→ **INSTRUCTIONS FOR THE TASK**: Here the job is to restate every entry word for word.
MATERIAL PROVIDED START
@@ -428,6 +437,23 @@
             const float* hs = reinterpret_cast<const float*>(sb + EW_RAW) + oct * 8;
             const unsigned* bw = reinterpret_cast<const unsigned*>(sb + EW_RAW + EW_AUX) + (row >> 5);
             float g[8] = {0.f, 0.f, 0.f, 0.f, 0.f, 0.f, 0.f, 0.f};
+#ifndef TVAE_EW_BLOCK32
+            const int jq = (lane & 15) < 14 ? (lane & 15) : 13;
+            const float4 dq = *reinterpret_cast<const float4*>(hs + (jq >> 1) * EW_NC + 4 * (jq & 1));
+#define TVAE_EW_DPP(N_) " row_newbcast:" #N_ " row_mask:0xf bank_mask:0xf bound_ctrl:1\n\t"
+#define TVAE_EW_ROW(H_, LO_, HI_)                                                                                         \
+    asm("s_nop 1\n\t"                                                                                                     \
+        "v_fmac_f32_dpp %0, %8, %12" TVAE_EW_DPP(LO_) "v_fmac_f32_dpp %1, %9, %12" TVAE_EW_DPP(LO_)                          \
+        "v_fmac_f32_dpp %2, %10, %12" TVAE_EW_DPP(LO_) "v_fmac_f32_dpp %3, %11, %12" TVAE_EW_DPP(LO_)                        \
+        "v_fmac_f32_dpp %4, %8, %12" TVAE_EW_DPP(HI_) "v_fmac_f32_dpp %5, %9, %12" TVAE_EW_DPP(HI_)                          \
+        "v_fmac_f32_dpp %6, %10, %12" TVAE_EW_DPP(HI_) "v_fmac_f32_dpp %7, %11, %12" TVAE_EW_DPP(HI_)                        \
+        : "+v"(g[0]), "+v"(g[1]), "+v"(g[2]), "+v"(g[3]), "+v"(g[4]), "+v"(g[5]), "+v"(g[6]), "+v"(g[7])                  \
+        : "v"(dq.x), "v"(dq.y), "v"(dq.z), "v"(dq.w), "v"(wh[H_]))
+            TVAE_EW_ROW(0, 0, 1); TVAE_EW_ROW(1, 2, 3); TVAE_EW_ROW(2, 4, 5); TVAE_EW_ROW(3, 6, 7);
+            TVAE_EW_ROW(4, 8, 9); TVAE_EW_ROW(5, 10, 11); TVAE_EW_ROW(6, 12, 13);
+#undef TVAE_EW_ROW
+#undef TVAE_EW_DPP
+#else
 #pragma unroll
             for (int h = 0; h < ET_MAXH; ++h) {
                 const float4 d0 = *reinterpret_cast<const float4*>(hs + h * EW_NC);
@@ -437,6 +463,7 @@
                 g[4] = __fmaf_rn(wh[h], d1.x, g[4]); g[5] = __fmaf_rn(wh[h], d1.y, g[5]);
                 g[6] = __fmaf_rn(wh[h], d1.z, g[6]); g[7] = __fmaf_rn(wh[h], d1.w, g[7]);
             }
+#endif
 #pragma unroll
             for (int j = 0; j < 8; ++j) {
                 const unsigned w = bw[(oct * 8 + j) * 4];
MATERIAL PROVIDED END
→ **ANSWER FOR THE TASK**:
@@ -428,6 +437,23 @@
             const float* hs = reinterpret_cast<const float*>(sb + EW_RAW) + oct * 8;
             const unsigned* bw = reinterpret_cast<const unsigned*>(sb + EW_RAW + EW_AUX) + (row >> 5);
             float g[8] = {0.f, 0.f, 0.f, 0.f, 0.f, 0.f, 0.f, 0.f};
+#ifndef TVAE_EW_BLOCK32
+            const int jq = (lane & 15) < 14 ? (lane & 15) : 13;
+            const float4 dq = *reinterpret_cast<const float4*>(hs + (jq >> 1) * EW_NC + 4 * (jq & 1));
+#define TVAE_EW_DPP(N_) " row_newbcast:" #N_ " row_mask:0xf bank_mask:0xf bound_ctrl:1\n\t"
+#define TVAE_EW_ROW(H_, LO_, HI_)                                                                                         \
+    asm("s_nop 1\n\t"                                                                                                     \
+        "v_fmac_f32_dpp %0, %8, %12" TVAE_EW_DPP(LO_) "v_fmac_f32_dpp %1, %9, %12" TVAE_EW_DPP(LO_)                          \
+        "v_fmac_f32_dpp %2, %10, %12" TVAE_EW_DPP(LO_) "v_fmac_f32_dpp %3, %11, %12" TVAE_EW_DPP(LO_)                        \
+        "v_fmac_f32_dpp %4, %8, %12" TVAE_EW_DPP(HI_) "v_fmac_f32_dpp %5, %9, %12" TVAE_EW_DPP(HI_)                          \
+        "v_fmac_f32_dpp %6, %10, %12" TVAE_EW_DPP(HI_) "v_fmac_f32_dpp %7, %11, %12" TVAE_EW_DPP(HI_)                        \
+        : "+v"(g[0]), "+v"(g[1]), "+v"(g[2]), "+v"(g[3]), "+v"(g[4]), "+v"(g[5]), "+v"(g[6]), "+v"(g[7])                  \
+        : "v"(dq.x), "v"(dq.y), "v"(dq.z), "v"(dq.w), "v"(wh[H_]))
+            TVAE_EW_ROW(0, 0, 1); TVAE_EW_ROW(1, 2, 3); TVAE_EW_ROW(2, 4, 5); TVAE_EW_ROW(3, 6, 7);
+            TVAE_EW_ROW(4, 8, 9); TVAE_EW_ROW(5, 10, 11); TVAE_EW_ROW(6, 12, 13);
+#undef TVAE_EW_ROW
+#undef TVAE_EW_DPP
+#else
 #pragma unroll
             for (int h = 0; h < ET_MAXH; ++h) {
                 const float4 d0 = *reinterpret_cast<const float4*>(hs + h * EW_NC);
@@ -437,6 +463,7 @@
                 g[4] = __fmaf_rn(wh[h], d1.x, g[4]); g[5] = __fmaf_rn(wh[h], d1.y, g[5]);
                 g[6] = __fmaf_rn(wh[h], d1.z, g[6]); g[7] = __fmaf_rn(wh[h], d1.w, g[7]);
             }
+#endif
 #pragma unroll
             for (int j = 0; j < 8; ++j) {
                 const unsigned w = bw[(oct * 8 + j) * 4];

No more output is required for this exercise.